The problem is that a lot of the documentation gets stale quickly, or applies to one specific hardware -- perhaps the writer wrote it for his hardware only.

A lot of the documentation is also on a wiki, anyone's welcome to change it too!

Again I don't know much about NVidia's driver as it's' closed source and we don't know what it's really doing.  But I would think that the MTRR settings really doesn't affect whether acceleration is enabled, rather, it's simply detrimental to speed if the memory can't be coalesced/combined or cached.  But in any case it's very strange for video to be only taking a 1M aperture.  1M is only enough for 8bpp 1024x768 plus a bit!  Most modern video cards have a lot of memory - My ATI RadeonHD 3650 with 512M RAM maps 256MB into address space at a time:

MTRR settings should be under processor options.
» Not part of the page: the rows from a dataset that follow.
## Batch eval_dot columns per power table and fuse mix passes with lazy reduction

eval_dot now groups evaluations that share the same power table into batches of up to 8 columns. Each power-table load is reused across several coefficient columns, and the four per-group launches become one. mix_poly_coeffs takes all four groups in a single launch that writes fresh combos, which removes the memset and the repeated read-modify-write of the output. Both kernels use a lazy 64-bit accumulator that is folded every four terms, in place of a full modular add per term. The cost is more host-side batch building, higher register pressure from the NB accumulators, and a larger shared-memory reduction.

```diff
diff --git a/raiko_amd/csrc/internal.hpp b/raiko_amd/csrc/internal.hpp
--- a/raiko_amd/csrc/internal.hpp
+++ b/raiko_amd/csrc/internal.hpp
@@ -135,10 +135,19 @@
 int bit_reverse_ext(rk_ctx* ctx, uint32_t* d_io_ext, size_t size, size_t count);
 constexpr size_t HASH_FOLD_TOP_MAX = 4096;
 int hash_fold_top(rk_ctx* ctx, uint32_t* d_nodes, size_t top_output_size);
-int eval_dot(rk_ctx* ctx, uint32_t* d_out_ext, const uint32_t* d_coeffs, size_t size, const uint32_t* d_which,
-             const uint32_t* d_pw_ext, const uint32_t* d_pw_sel, size_t eval_count);
-int mix_poly_coeffs(rk_ctx* ctx, uint32_t* d_out_ext, const bb::Ext& mix_start, const bb::Ext& mix,
-                    const uint32_t* d_in, const uint32_t* h_combos, size_t input_size, size_t count);
+struct EvalSrc {
+    const uint32_t* d_coeffs;
+    size_t n;
+};
+int eval_dot(rk_ctx* ctx, uint32_t* d_out_ext, size_t size, const EvalSrc* srcs, size_t n_srcs, const uint32_t* h_which,
+             const uint32_t* h_sel, const uint32_t* d_pw_ext);
+struct MixSrc {
+    const uint32_t* d_in;
+    const uint32_t* h_combos;
+    size_t n;
+};
+int mix_poly_coeffs(rk_ctx* ctx, uint32_t* d_out_ext, const bb::Ext& mix_start, const bb::Ext& mix, const MixSrc* srcs,
+                    size_t n_srcs, size_t count, size_t fresh_combos);
 int poly_divide(rk_ctx* ctx, uint32_t* d_poly_ext, size_t count, const bb::Ext& z, bb::Ext* h_rem);
 int poly_divide_many(rk_ctx* ctx, uint32_t* d_base_ext, size_t count, const size_t* h_offsets, const bb::Ext* h_z,
                      size_t n_items, bb::Ext* h_rems, uint32_t* d_rems = nullptr);
diff --git a/raiko_amd/csrc/kernels_poly.hip b/raiko_amd/csrc/kernels_poly.hip
--- a/raiko_amd/csrc/kernels_poly.hip
+++ b/raiko_amd/csrc/kernels_poly.hip
@@ -1,4 +1,5 @@
 #include "internal.hpp"
+#include "poly_lazy.hpp"
 
 #include <algorithm>
 #include <cstring>
@@ -17,6 +18,9 @@
 __device__ __forceinline__ Ext load_ext(const uint32_t* p) {
     uint4 v = *reinterpret_cast<const uint4*>(p);
     return Ext{{v.x, v.y, v.z, v.w}};
+}
+__device__ __forceinline__ uint32_t load_global(const uint32_t* p) {
+    return *(const __attribute__((address_space(1))) uint32_t*)p;
 }
 __device__ __forceinline__ void store_ext(uint32_t* p, const Ext& e) {
     *reinterpret_cast<uint4*>(p) = make_uint4(e.c[0], e.c[1], e.c[2], e.c[3]);
@@ -148,40 +152,75 @@
 }
 
 constexpr int DOT_BLOCKS = 64;
-__global__ __launch_bounds__(TPB) void eval_dot_kernel(uint32_t* __restrict__ partial, const uint32_t* __restrict__ coeffs,
-                                                       size_t size, const uint32_t* __restrict__ which,
-                                                       const uint32_t* __restrict__ pw, const uint32_t* __restrict__ sel) {
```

Strangely enough the mtrr mappings for my ATI is very odd.  I've not tried video playback but 3D acceleration (for games) appears to run at or near full speed despite the registers marking memory as uncacheable:

```
subaru ~ $ cat /proc/mtrr 

reg00: base=0x000000000 (    0MB), size= 4096MB, count=1: write-back

reg01: base=0x0e0000000 ( 3584MB), size=  512MB, count=1: uncachable

reg03: base=0x100000000 ( 4096MB), size= 1024MB, count=1: write-back

reg04: base=0x130000000 ( 4864MB), size=  256MB, count=1: uncachable

reg05: base=0x0cff00000 ( 3327MB), size=    1MB, count=1: uncachable

```

Even odder is thata there's no explicit mapping for the video card.  I assume the default as it's covered by reg00 map however...  Which is questionable as the mappings overlap each other...

```
01:00.0 VGA compatible controller: ATI Technologies Inc Mobilitiy Radeon HD 3600

 Series (prog-if 00 [VGA controller])

        Subsystem: VISIONTEK Device 3992

        Control: I/O+ Mem+ BusMaster+ SpecCycle- MemWINV- VGASnoop- ParErr- Step

ping- SERR- FastB2B- DisINTx+

        Status: Cap+ 66MHz- UDF- FastB2B- ParErr- DEVSEL=fast >TAbort- <TAbort- 

<MAbort- >SERR- <PERR- INTx-

        Latency: 0, Cache Line Size: 32 bytes

        Interrupt: pin A routed to IRQ 30

        Region 0: Memory at d0000000 (64-bit, prefetchable) [size=256M]

        Region 2: Memory at e5000000 (64-bit, non-prefetchable) [size=64K]

        Region 4: I/O ports at a000 [size=256]

        [virtual] Expansion ROM at e4000000 [disabled] [size=128K]

        Capabilities: <access denied>

        Kernel driver in use: fglrx_pci

        Kernel modules: fglrx

```

Well, this isn't a laptop despite 'Mobility' but oh well....still stange.